Жительница Минска Мария Аксючиц была задержана в ночь с 9 на 10 августа. Она провела в заключении пять суток — сначала в ЦИП (центре изоляции правонарушителей на улице Окрестина в Минске, а потом в тюрьме города Жодина.
Корреспондент RFI в Минске записал рассказ девушки — о пыточных условиях содержания, избиениях и издевательствах над заключенными и переменах в сознании белорусов.
Выборы
«Мое задержание, как шутят мои родители, было логическим завершением того, что со мной происходило с самого начала. Рано или поздно, наверное, это должно было произойти. Хотя ничего противозаконного на всех этих этапах я не делала.
Я была членом инициативной группы Виктора Бабарико, собирала подписи за него, пыталась подать заявление, чтобы быть членом избирательной комиссии, но мне было отказано. Затем я подала заявку, чтобы быть независимым наблюдателем.
9 августа, когда был основной день выборов, я находилась на избирательном участке, наблюдала. В шесть вечера нам пришло сообщение от наших координаторов, что возможно сейчас к школе подъедет ОМОН, который будет зачищать и всех свидетелей убирать. Мы тогда испугались, ушли с территории школы и, действительно, через 10 минут подъехал микроавтобус с красными номерами, то есть какая-то государственная служба. Возле школы мы обнаружили грузовую машину без номеров, возле которой стояло три-четыре человека в черной форме, в берцах.
В этот день не было интернета, мы не могли связаться с другими участками. Вместе с группой примерно из 70 человек мы остались ждать результатов выборов, оглашения протоколов. И после того как мы увидели результаты, мы поняли, что это абсолютная фальсификация, и решили пойти в сторону территориальной избирательной комиссии по улице Притыцкого.
Народ собирался идти на Стелу, где происходило основное действие. Мы не собирались туда идти, мы знали, что это несанкционированное мероприятие, что могут быть последствия. Мы знали, что нас могут в любой момент схватить. Никто не хотел рисковать, но мы просто пошли в ту сторону, там я встретила своих друзей, была потрясающая атмосфера. Но в какой-то момент начала применяться сила.
Задержание
Нас стали теснить в сторону центра города. Были резиновые пули, шумовые гранаты, и собственно задержание мое произошло приблизительно в центре, в районе Немиги (улица и станция метро в самом центре Минска — RFI), в районе улицы Революционная. Я не была в гуще событий. В тот момент я уже собиралась идти домой, но я попала под обстрел гранат и под слезоточивый газ и, испугавшись, побежала вместе со своим другом во двор. Мы там спрятались за кустиками.

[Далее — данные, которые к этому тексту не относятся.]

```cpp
static int pf_run(hsa_index *ix, PfSearch &F)
{
    const size_t N = F.A.n;
    const bool host = !F.L.device_batch();
    hipStream_t st = F.st;
    const unsigned grid6 = (unsigned)((6 * N + BLOCK - 1) / BLOCK), grid2 = (unsigned)((2 * N + BLOCK - 1) / BLOCK);
    HSA_HIP(hipMemsetAsync(F.A.scodes, 4, 2 * N * F.A.sc + 64, st));
    hipLaunchKernelGGL(k_pf_rows, dim3(grid6), dim3(BLOCK), 0, st, F.A);
    hipLaunchKernelGGL(k_pf_seeds, dim3(grid6), dim3(BLOCK), 0, st, F.A);
    HSA_HIP(hipGetLastError());
    const hsa_regime_t rg2[2] = {*F.seed_rg, *F.anchor_rg};
    F.nb = 0; F.wide = regime_plan(rg2, 2).wide;
    if (int rc = stage_regimes(ix, rg2, 2, F.nb, st)) return rc;
    const unsigned long long n_seed = 6 * N;
    unsigned long long n_anchor = 2 * N;
    if (host) {
        HSA_HIP(hipMemcpyAsync(F.ctr + PFC_N_SEED, &n_seed, 8, hipMemcpyHostToDevice, st));
        HSA_HIP(hipEventRecord(ix->ev0, st));
    }
    if (int rc = pf_passes(ix, F, false, (int)n_seed)) return rc;
    hipLaunchKernelGGL(k_pf_anchors, dim3(grid2), dim3(BLOCK), 0, st, F.A);
    HSA_HIP(hipGetLastError());
    if (host) {
        HSA_HIP(hipMemcpyAsync(&n_anchor, F.ctr + PFC_N_ANCHOR, 8, hipMemcpyDeviceToHost, st));
        HSA_HIP(hipStreamSynchronize(st));
    }
    return n_anchor ? pf_passes(ix, F, true, (int)n_anchor) : 0;
}

static int pf_host_splice(hsa_index *ix, const PfSearch &F, const hsa_regime_t &ext_rg, uint32_t *res,
                          hsa_splice_pf_t *out, hsa_splice_stats_t *sst)
{
    const PfArgs &A = F.A;
    hipStream_t st = F.st;
    uint32_t *d_res = F.at<uint32_t>(F.L.res);
    HSA_HIP(hipEventRecord(ix->ev1, st));
    if (int rc = hsa_splice_device_launch(ix, pf_dev(F), ext_rg, d_res, F.ctr + PFC_SPLICE, st)) return rc;
    HSA_HIP(hipEventRecord(ix->ev_sp, st));
    HSA_HIP(hipMemcpyAsync(res, d_res, (size_t)A.n * HSA_SP_RES_WORDS * 4, hipMemcpyDeviceToHost, st));
    unsigned long long sc4[4];
    HSA_HIP(hipMemcpyAsync(sc4, F.ctr + PFC_SPLICE, sizeof sc4, hipMemcpyDeviceToHost, st));
    HSA_HIP(hipStreamSynchronize(st));
    float ms = 0, sms = 0;
    HSA_HIP(hipEventElapsedTime(&ms, ix->ev0, ix->ev1));
    HSA_HIP(hipEventElapsedTime(&sms, ix->ev1, ix->ev_sp));
    out->n = (int)A.n; out->max_len = (int)A.max_len; out->row_stride = (int)A.rs; out->cw_stride = (int)A.cws;
    out->kernel_ms = ms;
    if (sst) {
        sst->kernel_ms = sms;
        sst->extensions = sc4[0]; sst->pops = sc4[1]; sst->sa_lookups = sc4[2]; sst->not_answered = sc4[3];
    }
    return 0;
}

static int pf_host_tables(hsa_index *ix, const PfSearch &F, hsa_splice_pf_t *out, double t0)
{
    const PfArgs &A = F.A;
    const PfLayout &L = F.L;
    hipStream_t st = F.st;
    const size_t calls = 8 * (size_t)A.n;
    const unsigned grid = (unsigned)((calls + BLOCK - 1) / BLOCK);
    const uint32_t *d_hs = F.at<uint32_t>(L.hits_s), *d_ha = F.at<uint32_t>(L.hits_a);
    PfSaArgs S;
    S.n_calls = (uint32_t)calls;
    S.call_n = A.call_n; S.call_hit = F.at<uint64_t>(L.call_hit);
    S.hits_s = d_hs; S.hits_a = d_ha;
    S.call_sa = F.at<unsigned long long>(L.call_sa); S.total = F.ctr + PFC_SA_TOTAL; S.idx = nullptr;
    const bool with_sa = ix->d_sa != nullptr;
    if (with_sa) hipLaunchKernelGGL(k_pf_sa, dim3(grid), dim3(BLOCK), 0, st, S, 0);
    HSA_HIP(hipGetLastError());
    unsigned long long hc[PFC_SPLICE];
    HSA_HIP(hipMemcpyAsync(hc, F.ctr, sizeof hc, hipMemcpyDeviceToHost, st));
    HSA_HIP(hipStreamSynchronize(st));
    const uint64_t n_sa = with_sa ? hc[PFC_SA_TOTAL] : 0;
    if (int rc = n_sa ? hsa_grow(&ix->d_pf2, &ix->d_pf2_cap, al(n_sa * 4) + n_sa * 16 + 256) : 0) return rc;
    uint32_t *d_idx = (uint32_t *)ix->d_pf2, *d_sao = (uint32_t *)((char *)ix->d_pf2 + al(n_sa * 4));
    if (n_sa) {
        S.idx = d_idx;
        hipLaunchKernelGGL(k_pf_sa, dim3(grid), dim3(BLOCK), 0, st, S, 1);
        HSA_HIP(hipGetLastError());
        if (int rc = hsa_sa_position_device(ix, n_sa, d_idx, d_sao, st)) return rc;
    }
    HSA_HIP(hipEventRecord(ix->ev1, st));
    const auto q = [&L](size_t region) { return region - L.call_n; };
    const uint64_t nh_s = hc[PFC_SEED + CTR_HITS] < L.cap_s ? hc[PFC_SEED + CTR_HITS] : L.cap_s;
    const uint64_t nh_a = hc[PFC_ANCHOR + CTR_HITS] < L.cap_a ? hc[PFC_ANCHOR + CTR_HITS] : L.cap_a;
    const size_t h_hits = q(L.hits_s), h_need = h_hits + (nh_s + nh_a) * 36 + al(n_sa * 16) + 256;
    if (h_need > ix->h_pf_cap) {
        if (ix->h_pf) (void)hipHostFree(ix->h_pf);
        ix->h_pf = nullptr; ix->h_pf_cap = 0;
        const size_t want = h_need + h_need / 4 > ((size_t)64 << 20) ? h_need + h_need / 4 : ((size_t)64 << 20);
        HSA_HIP(hipHostMalloc(&ix->h_pf, want, hipHostMallocDefault));
        ix->h_pf_cap = want;
    }
    char *h = (char *)ix->h_pf;
    HSA_HIP(hipMemcpyAsync(h, F.d + L.call_n, h_hits + nh_s * 36, hipMemcpyDeviceToHost, st));
    if (nh_a) HSA_HIP(hipMemcpyAsync(h + h_hits + nh_s * 36, d_ha, nh_a * 36, hipMemcpyDeviceToHost, st));
    const size_t h_sa = al(h_hits + (nh_s + nh_a) * 36);
    if (n_sa) HSA_HIP(hipMemcpyAsync(h + h_sa, d_sao, n_sa * 16, hipMemcpyDeviceToHost, st));
    HSA_HIP(hipStreamSynchronize(st));
    float ms = 0;
    HSA_HIP(hipEventElapsedTime(&ms, ix->ev0, ix->ev1));
    int32_t *cn = (int32_t *)h;
    const uint32_t *cf = (const uint32_t *)(h + q(L.call_fl));
    uint64_t *ch = (uint64_t *)(h + q(L.call_hit));
    for (size_t c = 0; c < calls; ++c) {
        if ((c & 7u) >= 6u && cn[c] >= 0) ch[c] += nh_s;
        if (cn[c] >= 0 && (cf[c] & HSA_F_OVERFLOW)) cn[c] = -2;
    }
    out->n = (int)A.n; out->max_len = (int)A.max_len; out->row_stride = (int)A.rs; out->cw_stride = (int)A.cws;
    out->call_n = cn; out->call_hit = ch;
    out->call_sa = with_sa ? (const uint64_t *)(h + q(L.call_sa)) : nullptr;
    out->rows = (const int32_t *)(h + q(L.rows));
    out->wafter = (const int32_t *)(h + q(L.cw));
    out->hits = (const uint32_t *)(h + h_hits);
    out->sa = n_sa ? (const uint32_t *)(h + h_sa) : nullptr;
    out->n_hits = nh_s + nh_a; out->n_sa = n_sa;
    out->kernel_ms = ms;
    if (getenv("HSA_VERBOSE")) {
        struct timespec t; clock_gettime(CLOCK_MONOTONIC, &t);
        fprintf(stderr, "[hsa] splice prefetch on the device: %u reads, %llu seed + %llu anchor calls, %llu hits, %llu SA "
                        "lookups, %.1f ms (kernels %.1f ms)\n", A.n, 6ull * A.n, hc[PFC_N_ANCHOR],
                (unsigned long long)(nh_s + nh_a), (unsigned long long)n_sa, 1e3 * (t.tv_sec + 1e-9 * t.tv_nsec - t0), ms);
    }
    return 0;
}

static int pf_batch(hsa_index_t *ix, const hsa_regime_t *seed_rg, const hsa_regime_t *anchor_rg, int n,
                    const uint32_t *lens, const uint64_t *offs, const uint8_t *codes, size_t codes_len,
                    const int32_t *anchor_max_diff, hsa_splice_pf_t *out, const hsa_regime_t *ext_rg, uint32_t *res,
                    hsa_splice_stats_t *sst)
{
    memset(out, 0, sizeof *out);
    if (sst) memset(sst, 0, sizeof *sst);
    if (n <= 0) return 0;
    int rc = pf_check(ix, seed_rg, anchor_rg, lens && offs && codes && anchor_max_diff,
                      ext_rg ? "hsa_splice_match_batch" : "hsa_splice_prefetch_batch");
    if (rc) return rc;
    uint32_t M = 0;
    for (int r = 0; r < n; ++r) {
        if (lens[r] < 3 || lens[r] > 3 * (FAST_MAX_LEN - 2)) {
            hsa_set_error("splice prefetch: read %d of %u bases", r, lens[r]);
            return HSA_E_ARG;
        }
// ... 70 lines not shown
```

Baseline: 58.99 million.

## Add mixed-format search with 4-bit seed rows and register-aware occupancy planning

Adds a mixed layout where the main width row stays 8-bit but the seed width row is stored at 4 bits per entry. This shrinks the per-lane LDS footprint so more workgroups fit per CU when the seed diff bound allows it. Launch planning now reads the kernel's register count to cap waves per SIMD. It also raises the default waves-per-CU target and always tries 64-lane workgroups. Kernel dispatch is consolidated into a function-pointer selector, and the new template instantiations add compile time and code size.

Measured after the change: 61.42 million, median of 6. 1.04x the previous value.

```diff
diff --git a/hsa_amd/csrc/hsa_index.hip b/hsa_amd/csrc/hsa_index.hip
--- a/hsa_amd/csrc/hsa_index.hip
+++ b/hsa_amd/csrc/hsa_index.hip
@@ -12,7 +12,7 @@
 #include "hsa_trie.h"
 
 static thread_local char g_err[1024] = "";
-int g_waves_per_cu = 16;
+int g_waves_per_cu = 32;
 int g_pool_entries = 0;
 int g_batch_k = getenv("HSA_BATCH_K") ? atoi(getenv("HSA_BATCH_K")) : 32;
 int g_batch_idle = getenv("HSA_BATCH_IDLE") ? atoi(getenv("HSA_BATCH_IDLE")) : 768;
diff --git a/hsa_amd/csrc/hsa_search.hip b/hsa_amd/csrc/hsa_search.hip
--- a/hsa_amd/csrc/hsa_search.hip
+++ b/hsa_amd/csrc/hsa_search.hip
@@ -288,6 +288,7 @@
     RegimePlan R = regime_plan(regimes, n_regimes);
     R.nb = H.nb;
     R.nib_ok = R.nib_ok && !mh;
+    R.snib_ok = R.snib_ok && !mh;
     for (int j = 0; j < n_jobs && R.nib_ok; ++j) R.nib_ok = jobs[j].max_diff <= 6;
     if ((rc = plan_launch(ix, n_jobs, max_len, max_seed, R, PASS_MAIN, P))) return rc;
     HSA_HIP(hipEventRecord(ix->ev0, st));
diff --git a/hsa_amd/csrc/hsa_search_kernels.h b/hsa_amd/csrc/hsa_search_kernels.h
--- a/hsa_amd/csrc/hsa_search_kernels.h
+++ b/hsa_amd/csrc/hsa_search_kernels.h
@@ -45,7 +45,7 @@
     uint32_t *hbuf;
     uint32_t pcap, hcap, nb;
     uint32_t off_heads, off_wb, off_ws;
-    uint32_t nib_wb, nib_ws;
+    uint32_t lds_wb, lds_ws;
     uint32_t mm_buckets;
     int32_t *ovf_list;
     const unsigned long long *n_dev;
@@ -248,6 +248,8 @@
     static constexpr uint32_t BIDB = 3u, BIDM = 7u, EQ = 8u, EB = 4u, EPW = 8u;
 };
 
+template <typename WT, bool SN> using SeedFmt = WFmt<typename std::conditional<SN, WNib, WT>::type>;
+
 __device__ __forceinline__ uint32_t nib4(uint32_t x)
 {
     uint32_t b = x & 0x0F0F0F0Fu;
@@ -322,7 +324,7 @@
     return (uint8_t)(b << 4 | (w.tail < 16u ? 2u : w.tail < 48u ? 1u : 0u));
 }
 
-template <typename WT, typename IT>
+template <typename WT, typename IT, bool SN = false>
 __device__ __forceinline__ WRow width_row(const SearchArgs &a, uint32_t R, uint32_t strand, const hsa_job_t &J)
 {
     using F = WFmt<WT>;
@@ -361,7 +363,8 @@
         width_step<WT, IT>(a, f, t, len, cf, t < len ? F::code_bits(cf) : 0u, brow, wrow, st_q, st_b, st_t);
         if (has_seed && t <= slen) {
             const uint32_t cs = t < slen ? base(s0 + t, 1) : 4u;
-            width_step<WT, IT>(a, sd, t, slen, cs, 0u, srow, nullptr, st_q, st_b, st_t);
+            width_step<typename std::conditional<SN, WNib, WT>::type, IT>(a, sd, t, slen, cs, 0u, srow, nullptr, st_q,
+                                                                          st_b, st_t);
         }
     }
     return WRow{st_q, st_b, st_t, f.bid, len - f.lr};
@@ -376,7 +379,7 @@
 #define HSA_NOFWD 0xFFFFFFFFu
 #define HSA_F_NEEDFWD 0x100u
 
-template <typename WT, typename IT = uint32_t>
+template <typename WT, typename IT = uint32_t, bool SN = false>
 __global__ void __launch_bounds__(BLOCK) k_widths(SearchArgs a)
 {
     const uint32_t R = blockIdx.x * BLOCK + threadIdx.x;
@@ -385,7 +388,7 @@
     WRow w{0, 0, 0, 0};
     if (R < 2u * n_jobs) {
         const hsa_job_t J = a.jobs[a.job_list ? a.job_list[q] : (int)q];
-        w = width_row<WT, IT>(a, R, strand, J);
+        w = width_row<WT, IT, SN>(a, R, strand, J);
         if (!strand) a.wq[q] = w.q;
         if (a.wkey) a.wkey[R] = cost_key(a, w);
     }
@@ -396,7 +399,7 @@
     wave_add(&a.ctr[CTR_TRIE], w.t);
 }
 
-template <typename WT, typename IT = uint32_t>
+template <typename WT, typename IT = uint32_t, bool SN = false>
 __global__ void __launch_bounds__(BLOCK) k_widths_reads(SearchArgs a, uint32_t mode, int32_t *list2,
                                                         unsigned long long *n2)
 {
@@ -408,7 +411,7 @@
         const uint32_t q = mode == 3 ? (uint32_t)list2[p] : p;
         const hsa_job_t J = a.jobs[a.job_list ? a.job_list[q] : (int)q];
         const uint32_t R = mode == 1 ? q : mode == 3 ? (uint32_t)(((uint32_t)a.n_jobs + 63u) & ~63u) + p : 2u * q;
-        w = width_row<WT, IT>(a, R, mode == 1 ? 1u : 0u, J);
+        w = width_row<WT, IT, SN>(a, R, mode == 1 ? 1u : 0u, J);
         if (mode == 3) a.rmap[q] = (int32_t)R;
         const uint8_t key = cost_key(a, w);
         if (mode == 1) {
@@ -576,10 +579,12 @@
     }
 }
 
-template <int MW, bool GAPS, typename WT, int NT, bool HUGE = false, typename IT = uint32_t>
+template <int MW, bool GAPS, typename WT, int NT, bool HUGE = false, typename IT = uint32_t, bool SN = false>
 __global__ void __launch_bounds__(NT, HSA_WAVES_SIMD) k_search(SearchArgs a)
 {
     using F = WFmt<WT>;
+    using FS = SeedFmt<WT, SN>;
+    static_assert(!SN || (std::is_same<WT, uint8_t>::value && !HUGE), "mixed format: 8-bit rows, not the HUGE pass");
     using E = Ent<IT>;
     using CT = typename std::conditional<sizeof(IT) == 8, int64_t, int>::type;
     constexpr uint32_t HW = HitW<IT>::STAGE, OW = HitW<IT>::OUT;
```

Я была уверена, что ОМОН не будет искать людей по подворотням и темным углам. Но я ошиблась — нас нашли минут через 5–10. Не омоновец, а военные — они в камуфляжной форме. Он нам сказал поднять руки и выйти и нас отвели в ближайшее РУВД, где нас посадили, оформили и повели к автозаку, передали ОМОНу.
В автозаке мы находились минут 30, нас возили по городу, я находилась в хомуте — это такие пластиковые наручники, „лицом в лавку“, на коленях, в такой же позе в какой ехали со мной остальные парни. Только они на полу, а я — на лавке. Когда мне было ужасно неудобно сидеть, я легла в сторону омоновца, он тыкнул в меня дубинкой со словами „не смотри на меня, тварь“. Со мной в автозаке ехала женщина, она сказала, что пришла с мужем и после этого мужа ударили три раза по лицу. Потом нас пересадили в другой автозак — с железными ячейками, и в этом автозаке нас повезли на Окрестина (центр изоляции правонарушителей на улице Окрестина в Минске — RFI). Нас досмотрели, оформили и поместили в камеру.
Окрестина. Первая ночь
На Окрестина нас встретили фразой: „добро пожаловать в страну толерантности, животные“. То, как с нами обращались там — это действительно так, с людьми там обращаются как животным и не считают их за личности. Все, что происходило там, это было мощнейшее психологическое, эмоциональное унижение. Я вообще считаю себя феминисткой, но в эти пять дней каждую секунду я благодарила вселенную за то, что я девушка. С девушками они обращались все-таки не так жестоко.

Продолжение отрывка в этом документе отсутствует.